[EXERCISE PROMPT]: Write out every entry exactly as it appears.
***** EXTRACTED INFORMATION *****
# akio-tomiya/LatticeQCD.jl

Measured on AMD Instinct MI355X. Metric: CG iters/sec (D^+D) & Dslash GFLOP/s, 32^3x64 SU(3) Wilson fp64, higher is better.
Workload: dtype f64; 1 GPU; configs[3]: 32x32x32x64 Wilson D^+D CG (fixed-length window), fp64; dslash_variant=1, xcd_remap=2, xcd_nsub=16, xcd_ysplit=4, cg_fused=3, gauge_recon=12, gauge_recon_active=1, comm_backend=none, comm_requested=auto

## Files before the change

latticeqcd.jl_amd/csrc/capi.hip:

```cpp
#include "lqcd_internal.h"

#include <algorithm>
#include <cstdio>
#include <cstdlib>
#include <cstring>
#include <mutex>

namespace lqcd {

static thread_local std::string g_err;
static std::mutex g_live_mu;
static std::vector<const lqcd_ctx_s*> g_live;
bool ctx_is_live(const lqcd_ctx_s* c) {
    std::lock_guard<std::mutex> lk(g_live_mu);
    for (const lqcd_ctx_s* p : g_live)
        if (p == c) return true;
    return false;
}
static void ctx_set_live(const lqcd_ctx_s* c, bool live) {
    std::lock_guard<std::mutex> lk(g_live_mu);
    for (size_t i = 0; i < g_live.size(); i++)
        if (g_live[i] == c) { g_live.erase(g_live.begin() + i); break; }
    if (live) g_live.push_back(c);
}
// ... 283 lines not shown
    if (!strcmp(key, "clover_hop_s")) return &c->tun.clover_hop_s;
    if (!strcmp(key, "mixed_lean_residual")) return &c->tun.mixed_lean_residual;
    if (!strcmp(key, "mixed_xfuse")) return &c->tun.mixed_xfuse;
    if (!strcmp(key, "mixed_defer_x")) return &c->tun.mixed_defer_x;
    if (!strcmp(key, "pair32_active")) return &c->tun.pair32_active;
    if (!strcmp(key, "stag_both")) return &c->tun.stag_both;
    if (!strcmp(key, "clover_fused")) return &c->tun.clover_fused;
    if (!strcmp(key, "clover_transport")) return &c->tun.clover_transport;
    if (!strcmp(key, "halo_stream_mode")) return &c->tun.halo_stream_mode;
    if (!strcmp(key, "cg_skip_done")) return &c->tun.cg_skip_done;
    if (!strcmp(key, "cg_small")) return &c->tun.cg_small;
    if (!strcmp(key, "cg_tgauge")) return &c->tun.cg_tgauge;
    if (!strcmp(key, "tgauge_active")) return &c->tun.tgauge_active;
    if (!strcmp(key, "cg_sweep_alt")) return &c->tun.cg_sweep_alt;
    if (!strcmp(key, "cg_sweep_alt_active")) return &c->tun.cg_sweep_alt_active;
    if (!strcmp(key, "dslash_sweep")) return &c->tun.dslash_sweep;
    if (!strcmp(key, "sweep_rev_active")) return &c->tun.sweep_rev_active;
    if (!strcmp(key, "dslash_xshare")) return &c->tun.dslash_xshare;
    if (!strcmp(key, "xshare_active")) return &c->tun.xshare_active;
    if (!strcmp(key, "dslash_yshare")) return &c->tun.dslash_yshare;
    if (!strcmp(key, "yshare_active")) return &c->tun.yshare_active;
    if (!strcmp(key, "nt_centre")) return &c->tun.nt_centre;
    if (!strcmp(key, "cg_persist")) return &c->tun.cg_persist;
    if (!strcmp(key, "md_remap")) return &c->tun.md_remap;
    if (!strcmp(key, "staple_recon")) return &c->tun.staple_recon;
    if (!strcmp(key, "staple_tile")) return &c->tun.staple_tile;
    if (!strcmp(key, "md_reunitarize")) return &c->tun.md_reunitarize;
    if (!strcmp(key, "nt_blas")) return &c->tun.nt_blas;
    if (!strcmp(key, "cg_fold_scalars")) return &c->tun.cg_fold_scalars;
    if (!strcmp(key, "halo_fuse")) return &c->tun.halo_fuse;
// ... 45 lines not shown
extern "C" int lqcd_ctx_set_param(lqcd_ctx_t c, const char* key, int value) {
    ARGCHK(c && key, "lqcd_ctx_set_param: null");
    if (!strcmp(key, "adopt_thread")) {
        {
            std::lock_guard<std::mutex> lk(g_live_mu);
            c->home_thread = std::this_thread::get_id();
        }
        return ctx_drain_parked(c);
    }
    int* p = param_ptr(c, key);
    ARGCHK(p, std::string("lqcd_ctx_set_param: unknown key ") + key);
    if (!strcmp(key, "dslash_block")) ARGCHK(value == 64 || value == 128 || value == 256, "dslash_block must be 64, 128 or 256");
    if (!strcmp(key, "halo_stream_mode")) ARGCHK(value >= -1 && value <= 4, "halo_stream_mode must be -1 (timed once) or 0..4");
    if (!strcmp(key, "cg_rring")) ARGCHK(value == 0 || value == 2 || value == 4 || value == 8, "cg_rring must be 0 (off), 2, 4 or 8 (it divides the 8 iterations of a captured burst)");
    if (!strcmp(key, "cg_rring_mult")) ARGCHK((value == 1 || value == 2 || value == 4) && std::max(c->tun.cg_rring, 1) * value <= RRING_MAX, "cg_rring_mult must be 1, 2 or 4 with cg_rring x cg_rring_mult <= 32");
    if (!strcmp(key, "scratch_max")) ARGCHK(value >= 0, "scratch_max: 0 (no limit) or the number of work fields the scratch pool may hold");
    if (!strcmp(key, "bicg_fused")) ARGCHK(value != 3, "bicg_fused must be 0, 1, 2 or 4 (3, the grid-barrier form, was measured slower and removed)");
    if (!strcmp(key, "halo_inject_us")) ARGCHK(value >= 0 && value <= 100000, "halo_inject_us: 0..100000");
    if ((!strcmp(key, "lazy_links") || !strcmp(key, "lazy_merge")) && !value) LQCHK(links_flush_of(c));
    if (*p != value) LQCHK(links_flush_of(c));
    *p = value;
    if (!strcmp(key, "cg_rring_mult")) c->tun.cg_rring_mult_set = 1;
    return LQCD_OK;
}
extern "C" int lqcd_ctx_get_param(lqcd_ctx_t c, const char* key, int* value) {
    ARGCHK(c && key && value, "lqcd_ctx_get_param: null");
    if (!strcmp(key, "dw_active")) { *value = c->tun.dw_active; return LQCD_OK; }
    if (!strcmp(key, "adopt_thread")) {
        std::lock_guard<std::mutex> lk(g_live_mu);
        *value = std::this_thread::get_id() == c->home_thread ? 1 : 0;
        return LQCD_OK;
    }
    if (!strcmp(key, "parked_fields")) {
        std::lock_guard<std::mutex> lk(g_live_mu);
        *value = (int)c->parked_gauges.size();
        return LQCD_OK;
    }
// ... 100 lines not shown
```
*****
[SOLVED EXERCISE]:
# akio-tomiya/LatticeQCD.jl

Measured on AMD Instinct MI355X. Metric: CG iters/sec (D^+D) & Dslash GFLOP/s, 32^3x64 SU(3) Wilson fp64, higher is better.
Workload: dtype f64; 1 GPU; configs[3]: 32x32x32x64 Wilson D^+D CG (fixed-length window), fp64; dslash_variant=1, xcd_remap=2, xcd_nsub=16, xcd_ysplit=4, cg_fused=3, gauge_recon=12, gauge_recon_active=1, comm_backend=none, comm_requested=auto

## Files before the change

latticeqcd.jl_amd/csrc/capi.hip:

```cpp
#include "lqcd_internal.h"

#include <algorithm>
#include <cstdio>
#include <cstdlib>
#include <cstring>
#include <mutex>

namespace lqcd {

static thread_local std::string g_err;
static std::mutex g_live_mu;
static std::vector<const lqcd_ctx_s*> g_live;
bool ctx_is_live(const lqcd_ctx_s* c) {
    std::lock_guard<std::mutex> lk(g_live_mu);
    for (const lqcd_ctx_s* p : g_live)
        if (p == c) return true;
    return false;
}
static void ctx_set_live(const lqcd_ctx_s* c, bool live) {
    std::lock_guard<std::mutex> lk(g_live_mu);
    for (size_t i = 0; i < g_live.size(); i++)
        if (g_live[i] == c) { g_live.erase(g_live.begin() + i); break; }
    if (live) g_live.push_back(c);
}
// ... 283 lines not shown
    if (!strcmp(key, "clover_hop_s")) return &c->tun.clover_hop_s;
    if (!strcmp(key, "mixed_lean_residual")) return &c->tun.mixed_lean_residual;
    if (!strcmp(key, "mixed_xfuse")) return &c->tun.mixed_xfuse;
    if (!strcmp(key, "mixed_defer_x")) return &c->tun.mixed_defer_x;
    if (!strcmp(key, "pair32_active")) return &c->tun.pair32_active;
    if (!strcmp(key, "stag_both")) return &c->tun.stag_both;
    if (!strcmp(key, "clover_fused")) return &c->tun.clover_fused;
    if (!strcmp(key, "clover_transport")) return &c->tun.clover_transport;
    if (!strcmp(key, "halo_stream_mode")) return &c->tun.halo_stream_mode;
    if (!strcmp(key, "cg_skip_done")) return &c->tun.cg_skip_done;
    if (!strcmp(key, "cg_small")) return &c->tun.cg_small;
    if (!strcmp(key, "cg_tgauge")) return &c->tun.cg_tgauge;
    if (!strcmp(key, "tgauge_active")) return &c->tun.tgauge_active;
    if (!strcmp(key, "cg_sweep_alt")) return &c->tun.cg_sweep_alt;
    if (!strcmp(key, "cg_sweep_alt_active")) return &c->tun.cg_sweep_alt_active;
    if (!strcmp(key, "dslash_sweep")) return &c->tun.dslash_sweep;
    if (!strcmp(key, "sweep_rev_active")) return &c->tun.sweep_rev_active;
    if (!strcmp(key, "dslash_xshare")) return &c->tun.dslash_xshare;
    if (!strcmp(key, "xshare_active")) return &c->tun.xshare_active;
    if (!strcmp(key, "dslash_yshare")) return &c->tun.dslash_yshare;
    if (!strcmp(key, "yshare_active")) return &c->tun.yshare_active;
    if (!strcmp(key, "nt_centre")) return &c->tun.nt_centre;
    if (!strcmp(key, "cg_persist")) return &c->tun.cg_persist;
    if (!strcmp(key, "md_remap")) return &c->tun.md_remap;
    if (!strcmp(key, "staple_recon")) return &c->tun.staple_recon;
    if (!strcmp(key, "staple_tile")) return &c->tun.staple_tile;
    if (!strcmp(key, "md_reunitarize")) return &c->tun.md_reunitarize;
    if (!strcmp(key, "nt_blas")) return &c->tun.nt_blas;
    if (!strcmp(key, "cg_fold_scalars")) return &c->tun.cg_fold_scalars;
    if (!strcmp(key, "halo_fuse")) return &c->tun.halo_fuse;
// ... 45 lines not shown
extern "C" int lqcd_ctx_set_param(lqcd_ctx_t c, const char* key, int value) {
    ARGCHK(c && key, "lqcd_ctx_set_param: null");
    if (!strcmp(key, "adopt_thread")) {
        {
            std::lock_guard<std::mutex> lk(g_live_mu);
            c->home_thread = std::this_thread::get_id();
        }
        return ctx_drain_parked(c);
    }
    int* p = param_ptr(c, key);
    ARGCHK(p, std::string("lqcd_ctx_set_param: unknown key ") + key);
    if (!strcmp(key, "dslash_block")) ARGCHK(value == 64 || value == 128 || value == 256, "dslash_block must be 64, 128 or 256");
    if (!strcmp(key, "halo_stream_mode")) ARGCHK(value >= -1 && value <= 4, "halo_stream_mode must be -1 (timed once) or 0..4");
    if (!strcmp(key, "cg_rring")) ARGCHK(value == 0 || value == 2 || value == 4 || value == 8, "cg_rring must be 0 (off), 2, 4 or 8 (it divides the 8 iterations of a captured burst)");
    if (!strcmp(key, "cg_rring_mult")) ARGCHK((value == 1 || value == 2 || value == 4) && std::max(c->tun.cg_rring, 1) * value <= RRING_MAX, "cg_rring_mult must be 1, 2 or 4 with cg_rring x cg_rring_mult <= 32");
    if (!strcmp(key, "scratch_max")) ARGCHK(value >= 0, "scratch_max: 0 (no limit) or the number of work fields the scratch pool may hold");
    if (!strcmp(key, "bicg_fused")) ARGCHK(value != 3, "bicg_fused must be 0, 1, 2 or 4 (3, the grid-barrier form, was measured slower and removed)");
    if (!strcmp(key, "halo_inject_us")) ARGCHK(value >= 0 && value <= 100000, "halo_inject_us: 0..100000");
    if ((!strcmp(key, "lazy_links") || !strcmp(key, "lazy_merge")) && !value) LQCHK(links_flush_of(c));
    if (*p != value) LQCHK(links_flush_of(c));
    *p = value;
    if (!strcmp(key, "cg_rring_mult")) c->tun.cg_rring_mult_set = 1;
    return LQCD_OK;
}
extern "C" int lqcd_ctx_get_param(lqcd_ctx_t c, const char* key, int* value) {
    ARGCHK(c && key && value, "lqcd_ctx_get_param: null");
    if (!strcmp(key, "dw_active")) { *value = c->tun.dw_active; return LQCD_OK; }
    if (!strcmp(key, "adopt_thread")) {
        std::lock_guard<std::mutex> lk(g_live_mu);
        *value = std::this_thread::get_id() == c->home_thread ? 1 : 0;
        return LQCD_OK;
    }
    if (!strcmp(key, "parked_fields")) {
        std::lock_guard<std::mutex> lk(g_live_mu);
        *value = (int)c->parked_gauges.size();
        return LQCD_OK;
    }
// ... 100 lines not shown
```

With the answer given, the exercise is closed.